Si Kin et Palwynn veulent descendre de cette falaise et atteindre « le bâton » sans faire un détour de quelques jours, ils vont néanmoins devoir passer près du camp.
Mais à la faveur de la nuit, cela ne devrait pas poser de problème de le contourner discrètement. 

 

Elle ne frémit pas lorsqu’elle aperçoit enfin le titan. Un titan végétal de forme humanoïde assis sur le flanc d’une falaise comme si celle-ci lui servait de trône. Et le « trait », le « tronc », le « bâton », n’est en fait que son cou. Un cou absurde qui monte plus haut que les étoiles. Y’a t’il une tête au bout ? Impossible de le savoir. Autre étrangeté, non moins cauchemardesque : une sorte d’immense cordon ombilical relie la créature au sol, et toute la zone semble asséchée, aride, morte.
Comme si le géant aspirait la vie alentour. 

 

Elle ne frémit pas lorsqu’en s’approchant, elle découvre tous les cadavres. Des religieux apparemment vu les étranges symboles sur leurs toges. Et de plusieurs ordres différents. Se sont-ils entre-tués au nom de ce nouveau Dieu ? Certains ne se sont même pas défendus et ont été brûlés vifs dans une posture de prière. « Pauvres fous… » se dit Kin intérieurement.
Son espoir de trouver quelqu’un à même de lever la malédiction s’étiole.

 

Elle ne frémit pas lorsqu’à quelques centaines de mètres du titan, des créatures commencent à émerger du sol. Des colosses de terre aux poings de pierre mesurant bien six ou sept pieds de haut, tels les golems des contes pour enfants.
Comprenant qu’elle n’a pas la force de frappe nécessaire pour faire tomber de tels monstres, Kin lâche son molosse.

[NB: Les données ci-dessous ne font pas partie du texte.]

int fheram_ram_upload(fheram_ctx* c, const int64_t* rows) {
    if (!c) return FHERAM_ERR_INVALID_ARG;
    if (!rows) return fail(c, FHERAM_ERR_INVALID_ARG, "null rows");
    HIPCHK(c, hipSetDevice(c->device));
    int rc = upload_i64(c, c->d_data, rows, (size_t)c->ws * c->rows * fheram_ctx::GLWE);
    if (rc != FHERAM_OK) return rc;
    c->ram.initialized = true; c->ram.state = false; c->ram.memo_top = false; c->ram.memo_alone = 0;
    return FHERAM_OK;
}
int fheram_ram_download(fheram_ctx* c, int64_t* rows) {
    if (!c || !rows) return FHERAM_ERR_INVALID_ARG;
    if (!c->ram.initialized) return fail(c, FHERAM_ERR_UNINITIALIZED, "unitialized memory: self.data.len()=0");
    HIPCHK(c, hipSetDevice(c->device));
    const int rc = download_i64(c, rows, c->d_data, (size_t)c->ws * c->rows * fheram_ctx::GLWE);
    return rc == FHERAM_OK ? check_precision(c) : rc;
}
int fheram_ram_tree_download(fheram_ctx* c, int level, int64_t* out) {
    if (!c || !out) return FHERAM_ERR_INVALID_ARG;
    if (level != 0 || c->n2 < 2) return fail(c, FHERAM_ERR_INVALID_ARG, "tree level does not exist (ram.rs:315-324)");
    HIPCHK(c, hipSetDevice(c->device));
    return download_i64(c, out, c->d_tree, (size_t)c->ws * fheram_ctx::GLWE);
}
int fheram_ram_state(const fheram_ctx* c) { return c ? (int)c->ram.state : 0; }

int fheram_address_create(fheram_ctx* c, const int64_t* const* ggsw, int n_ggsw, fheram_addr** out) {
    if (!c || !out) return FHERAM_ERR_INVALID_ARG;
    *out = nullptr;
    if (!ggsw) return fail(c, FHERAM_ERR_INVALID_ARG, "null ggsw");
    if (n_ggsw != c->n_digits) return fail(c, FHERAM_ERR_INVALID_ARG, "address digit count does not match the context's Base2D (ram.rs:404)");
    HIPCHK(c, hipSetDevice(c->device));
    fheram_addr* a = new fheram_addr{c, nullptr, n_ggsw, c->device};
    hipError_t e = hipMalloc(&a->d_ggsw, (size_t)n_ggsw * fheram_ctx::GGSW * sizeof(int32_t));
    if (e != hipSuccess) { delete a; return fail(c, FHERAM_ERR_DEVICE, std::string("hipMalloc: ") + hipGetErrorString(e)); }
    for (int i = 0; i < n_ggsw; i++) {
        if (!ggsw[i]) { fheram_address_destroy(a); return fail(c, FHERAM_ERR_INVALID_ARG, "null ggsw digit"); }
        int rc = upload_i64(c, a->d_ggsw + (size_t)i * fheram_ctx::GGSW, ggsw[i], fheram_ctx::GGSW);
        if (rc != FHERAM_OK) { fheram_address_destroy(a); return rc; }
    }
    *out = a;
    return FHERAM_OK;
}
void fheram_address_destroy(fheram_addr* a) {
    if (!a) return;
    hipSetDevice(a->device);
    for (auto& g : a->graph) if (g) { hipGraphExecDestroy(g); g = nullptr; }
    if (a->d_ggsw) hipFree(a->d_ggsw);
    delete a;
}

int fheram_result_map(fheram_ctx* c, const int64_t** out) {
    if (!c || !out) return FHERAM_ERR_INVALID_ARG;
    HIPCHK(c, hipSetDevice(c->device));
    const ResRun run{c->ram.res_in_trtop ? c->d_trtop : c->d_res, (size_t)c->ws * fheram_ctx::GLWE};
    *out = c->h_res;
    return result_export(c, &run, 1, c->h_res, c->d_h_res, nullptr);
}
int fheram_result_download(fheram_ctx* c, int64_t* out) {
    if (!c || !out) return FHERAM_ERR_INVALID_ARG;
    const int64_t* src = nullptr;
    const int rc = fheram_result_map(c, &src);
    if (rc != FHERAM_OK) return rc;
    std::memcpy(out, src, (size_t)c->ws * fheram_ctx::GLWE * sizeof(int64_t));
    return FHERAM_OK;
}
int fheram_sync(fheram_ctx* c) {
    if (!c) return FHERAM_ERR_INVALID_ARG;
    HIPCHK(c, hipSetDevice(c->device));
    HIPCHK(c, hipStreamSynchronize(c->stream));
    HIPCHK(c, hipGetLastError());
    main_waited(c);
    return check_precision(c);
}
int fheram_roundoff_max(fheram_ctx* c, double* max_out) {
    if (!c || !max_out) return FHERAM_ERR_INVALID_ARG;
    HIPCHK(c, hipSetDevice(c->device));
    HIPCHK(c, hipStreamSynchronize(c->stream));
    HIPCHK(c, hipStreamSynchronize(c->stream2));
    double m = 0.0;
    HIPCHK(c, hipMemcpy(&m, c->d_tw + N, sizeof(double), hipMemcpyDeviceToHost));
    *max_out = m;
    if (c->cfg.monitor && m > MON_LIMIT) __atomic_store_n(c->h_ro_flag, 1u, __ATOMIC_RELAXED);
    return check_precision(c);
}
int fheram_roundoff_reset(fheram_ctx* c) {
    if (!c) return FHERAM_ERR_INVALID_ARG;
    HIPCHK(c, hipSetDevice(c->device));
    HIPCHK(c, hipStreamSynchronize(c->stream));
    HIPCHK(c, hipStreamSynchronize(c->stream2));
    HIPCHK(c, hipMemset(c->d_tw + N, 0, sizeof(double)));
    __atomic_store_n(c->h_ro_flag, 0u, __ATOMIC_RELAXED);
    return FHERAM_OK;
}
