template <int NTH, int CAP, int CH, bool MLDS, int WPS, bool GK = false>
__global__ __launch_bounds__(NTH) __attribute__((amdgpu_waves_per_eu(WPS, 8))) void k_fit(FitArgs a) {
    using B = Block<NTH>;
    constexpr int SL = CH + 2 * HALO;
    constexpr int G = (CAP <= 4096) ? 32 : 128;
    constexpr int LPM = (CAP > 4096) ? 32 : (NTH >= MAXSEL * 8) ? 8 : 4;
    static_assert(MAXSEL * LPM <= NTH && CH % G == 0, "one lane group per selected maximum");
    constexpr int NG = CAP / G;
    constexpr int MAXM = MLDS ? (CAP / 2 > 2 * MAXSEL * 6 ? CAP / 2 : 2 * MAXSEL * 6) : 1;
    __shared__ unsigned long long sKeysL[GK ? 1 : CAP];
    const int capr = GK ? a.ws.hcap : CAP;
    unsigned long long *const sKeys = GK ? a.ws.d_hscratch + (size_t)blockIdx.x * 2 * capr : sKeysL;
    constexpr int SPB = 36 * SL > (int)sizeof(PairFit) * MAXSEL * MAXSEL ? 36 * SL : (int)sizeof(PairFit) * MAXSEL * MAXSEL;
    __shared__ __attribute__((aligned(16))) unsigned char sPraw[SPB];
    __shared__ double sErr[SL];
    __shared__ long long sTot[NG + 1][6];
    __shared__ long long sScratch[6 * (NTH / 64) + 2];
    __shared__ double sMaxVal[MAXM];
    __shared__ int sSelIdx[MAXSEL];
    static_assert(MLDS || sizeof(double) * SL >= sizeof(long long) * 2 * MAXSEL * 6, "selected-maxima sums must fit in sErr");
    static_assert(!MLDS || sizeof(double) * MAXM >= sizeof(long long) * 2 * MAXSEL * 6, "selected-maxima sums must fit in sMaxVal");
    long long (*sSelI)[6] = reinterpret_cast<long long (*)[6]>(MLDS ? reinterpret_cast<long long *>(sMaxVal) : reinterpret_cast<long long *>(sErr));
    long long (*sSelE)[6] = sSelI + MAXSEL;
    __shared__ double sRed[NTH / 64 + 1];
    __shared__ int sRedI[NTH / 64 + 1];
    __shared__ uint32_t sWork;
    __shared__ int sNmax, sFlag;
    __shared__ double sLines[4][4];
    __shared__ double sQuad[4][2];
    double (*sRefine)[16][2] = reinterpret_cast<double (*)[16][2]>(sPraw);
    static_assert(SPB >= ((CAP < 2048 ? CAP : 2048) + 1) * 4 || CAP <= 512, "sort histogram must fit in sPraw");
    long long (*sP64)[SL] = reinterpret_cast<long long (*)[SL]>(sPraw);
    uint32_t (*sP32)[SL] = reinterpret_cast<uint32_t (*)[SL]>(sPraw + 24 * SL);
    const int tid = threadIdx.x;
    const ck_stage_ws &ws = a.ws;
    uint32_t *sXY = reinterpret_cast<uint32_t *>(sKeys);
    uint16_t *sW = reinterpret_cast<uint16_t *>(sKeys) + 2 * capr;
    uint16_t *sMaxIdx = reinterpret_cast<uint16_t *>(sKeys) + 3 * capr;

    const uint32_t n_work = min(*a.list_count, (uint32_t)a.list_cap);
    constexpr uint32_t DQMAX = CAP <= 512 ? 16u : (CAP <= 2048 ? 4u : 1u);
    const uint32_t DQ = dq_chunk(n_work, DQMAX);
    const uint32_t static_total = gridDim.x * DQ;
    uint32_t chunk_base = blockIdx.x * DQ, chunk_left = DQ, chunk_len = DQ, dq_next = DQ;
    for (;;) {
        __syncthreads();
        if (chunk_left == 0) {
            if (static_total >= n_work) break;
            if (tid == 0) sWork = static_total + atomicAdd(a.head, dq_next);
            __syncthreads();
            chunk_base = sWork;
            if (chunk_base >= n_work) break;
            chunk_left = chunk_len = dq_next;
            if (a.guided) dq_next = dq_guided(n_work, chunk_base, DQ);
        }
        const uint32_t work = chunk_base + (chunk_len - chunk_left);
        chunk_left--;
        if (work >= n_work) break;
        const uint32_t item = a.list[work];
        const int frame = (int)(item >> 20), ci = (int)(item & 0xFFFFFu);
        const ck_cluster_t cl = ws.d_clusters[(size_t)frame * ws.cluster_cap + ci];
        const ck_packed_point *pts = ws.d_points + (size_t)frame * ws.ext_cap + cl.start;
        unsigned long long *scratch8 = GK ? ws.d_hscratch + (size_t)blockIdx.x * 2 * capr + capr : ws.d_lscratch + (size_t)blockIdx.x * CK_LSCRATCH_PER_WG;
        const int sz0 = (int)cl.count;
        const uint16_t *wq = a.wimg + (size_t)frame * a.qw * a.qh;
        const uint8_t *im = a.im + (size_t)frame * a.pitch;
        if (sz0 > CAP) continue;
        PROF_DECL;
        PROF(15);

        if (a.stop_after == 0) continue;
        constexpr int EPL0 = CAP / NTH;
        ck_packed_point rawp[EPL0 <= RAWP_MAX ? EPL0 : 1];
        if constexpr (EPL0 <= RAWP_MAX) {
#pragma unroll
            for (int e = 0; e < EPL0; e++) { int i = tid + e * NTH; rawp[e] = (i < sz0) ? pts[i] : 0u; }
        }
        int *iscr = reinterpret_cast<int *>(sScratch);
        const Box box = front_box<NTH, CAP>(rawp, pts, sz0, sKeys, iscr);
        if ((box.xmax - box.xmin) * (box.ymax - box.ymin) < a.min_tag_width) continue;
        if (a.stop_after == 10) continue;
        const long long dot = front_sort<NTH, CAP, MLDS, GK, FenceBarrier>(sKeys, reinterpret_cast<uint32_t *>(sPraw), sScratch, scratch8, sz0, box,
                                                                          a.normal_ok, a.reversed_ok, a.stop_after != 11);
        const int reversed = dot < 0;
        PROF(0);
        if (reversed && !a.reversed_ok) continue;
        if (!reversed && !a.normal_ok) continue;
        if (a.stop_after == 1 || a.stop_after == 11) continue;

        __syncthreads();
        PROF(1);
        const int sz = front_pack<NTH, FenceBarrier>(sKeys, sz0, iscr);
        PROF(2);
        if (sz < 24) continue;
        const int ksz = sz / 12 < 20 ? sz / 12 : 20;
        if (ksz < 2) continue;

        if (a.stop_after == 2) continue;
        {
            constexpr int EPL = CAP / NTH;
            if constexpr (EPL <= 16) {
                uint16_t g[EPL];
#pragma unroll
                for (int e = 0; e < EPL; e++) {
                    int i = tid + e * NTH;
                    g[e] = 1;
                    if (i < sz) {
                        uint32_t xy = sXY[i];
                        int x = (int)(xy >> 13), y = (int)(xy & 0x1FFF);
                        int ix = (x + 1) >> 1, iy = (y + 1) >> 1;
                        if (ix >= 0 && ix < a.qw && iy >= 0 && iy < a.qh) g[e] = wq[(size_t)iy * a.qw + ix];
                    }
                }
#pragma unroll
                for (int e = 0; e < EPL; e++) {
                    int i = tid + e * NTH;
                    if (i < sz) sW[i] = g[e];
                }
            } else {
                for (int i = tid; i < sz; i += NTH) {
                    uint32_t xy = sXY[i];
                    int x = (int)(xy >> 13), y = (int)(xy & 0x1FFF);
                    int ix = (x + 1) >> 1, iy = (y + 1) >> 1;
                    sW[i] = (ix >= 0 && ix < a.qw && iy >= 0 && iy < a.qh) ? wq[(size_t)iy * a.qw + ix] : (uint16_t)1;
                }
            }
        }
        double *gval = reinterpret_cast<double *>(scratch8);
        uint32_t *gidx = reinterpret_cast<uint32_t *>(gval + (sz0 + 1) / 2);
        if (tid == 0) { sNmax = 0; sFlag = 0; }
        if (tid < 6) sTot[0][tid] = 0;
        __syncthreads();

        PROF(3);
        if (a.stop_after == 3) continue;
        const int nch = (sz + CH - 1) / CH;
        for (int c = 0; c < nch; c++) {
            const int cbase = c * CH;
            const int chn = min(CH, sz - cbase);
            const int sl = chn + 2 * HALO;
            constexpr int EPT = (SL + NTH - 1) / NTH;
            double carry = 0.0;
            if (c > 0 && tid < 8) carry = sErr[HALO + CH - 4 + tid];
            M6 loc[EPT];
            M6 run = m6_zero();
// ... 439 lines not shown
                        sQuad[j][1] = sLines[i][1] + L0 * A10;
                    }
                }
        }
        if (tid == 0) {
            uint32_t *counters = ws.d_counters + (size_t)frame * CK_CNT_STRIDE;
            uint32_t qi = atomicAdd(&counters[CK_CNT_QUADS], 1u);
            if (qi < (uint32_t)ws.quad_cap) {
                ck_quad_t q;
                for (int i = 0; i < 4; i++) { q.p[i][0] = sQuad[i][0]; q.p[i][1] = sQuad[i][1]; }
                q.reversed_border = reversed; q.rep0 = cl.rep0; q.rep1 = cl.rep1;
                ws.d_quads[(size_t)frame * ws.quad_cap + qi] = q;
            } else atomicOr(&counters[CK_CNT_STATUS], (uint32_t)CK_FRAME_QUADS_OVERFLOW);
        }
        PROF(10);
    }
}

Elle fait tomber les chaînes de Palwynn, et en un clin d’oeil, ce dernier dégaine son espadon et fond sur les mastodontes à la vitesse de l’éclair. Comme si son arme disproportionnée et son imposante armure ne pesaient pas plus qu’une plume.
Les coups de Palwynn, puissants et précis, tombent sur les articulations des golems. Leurs bras et leurs jambes volent tandis que le Loup Noir se faufile entres eux dans un épais nuage de poussière. De là où se trouve Kin, on croirait que quelqu’un est en train d’abattre des maisons.

 

Elle ne frémit pas lorsque derrière la poussière, elle aperçoit Palwynn foncer ensuite sur le « cordon ombilical » et y planter son épée maudite.
Le « cordon » explose dans un éclat assourdissant et le souffle envoie Palwynn et Kin valdinguer sur quelques toises.

 

Elle ne frémit pas lorsqu’elle reprend conscience et ouvre les yeux sur le titan végétal en train de se décomposer. C’est la pluie de plus en plus forte sur son visage qui l’a réveillée.
L’atroce créature géante n’est plus que cendres emportées par le vent, mais étrangement, au lieu de retomber, ces dernières défient l’averse et montent vers le ciel avant de disparaître totalement.

 

Elle ne frémit pas à l’idée d’avoir tué un Dieu.

 

Elle frémit de tout son corps lorsqu’en se relevant, elle aperçoit Palwynn.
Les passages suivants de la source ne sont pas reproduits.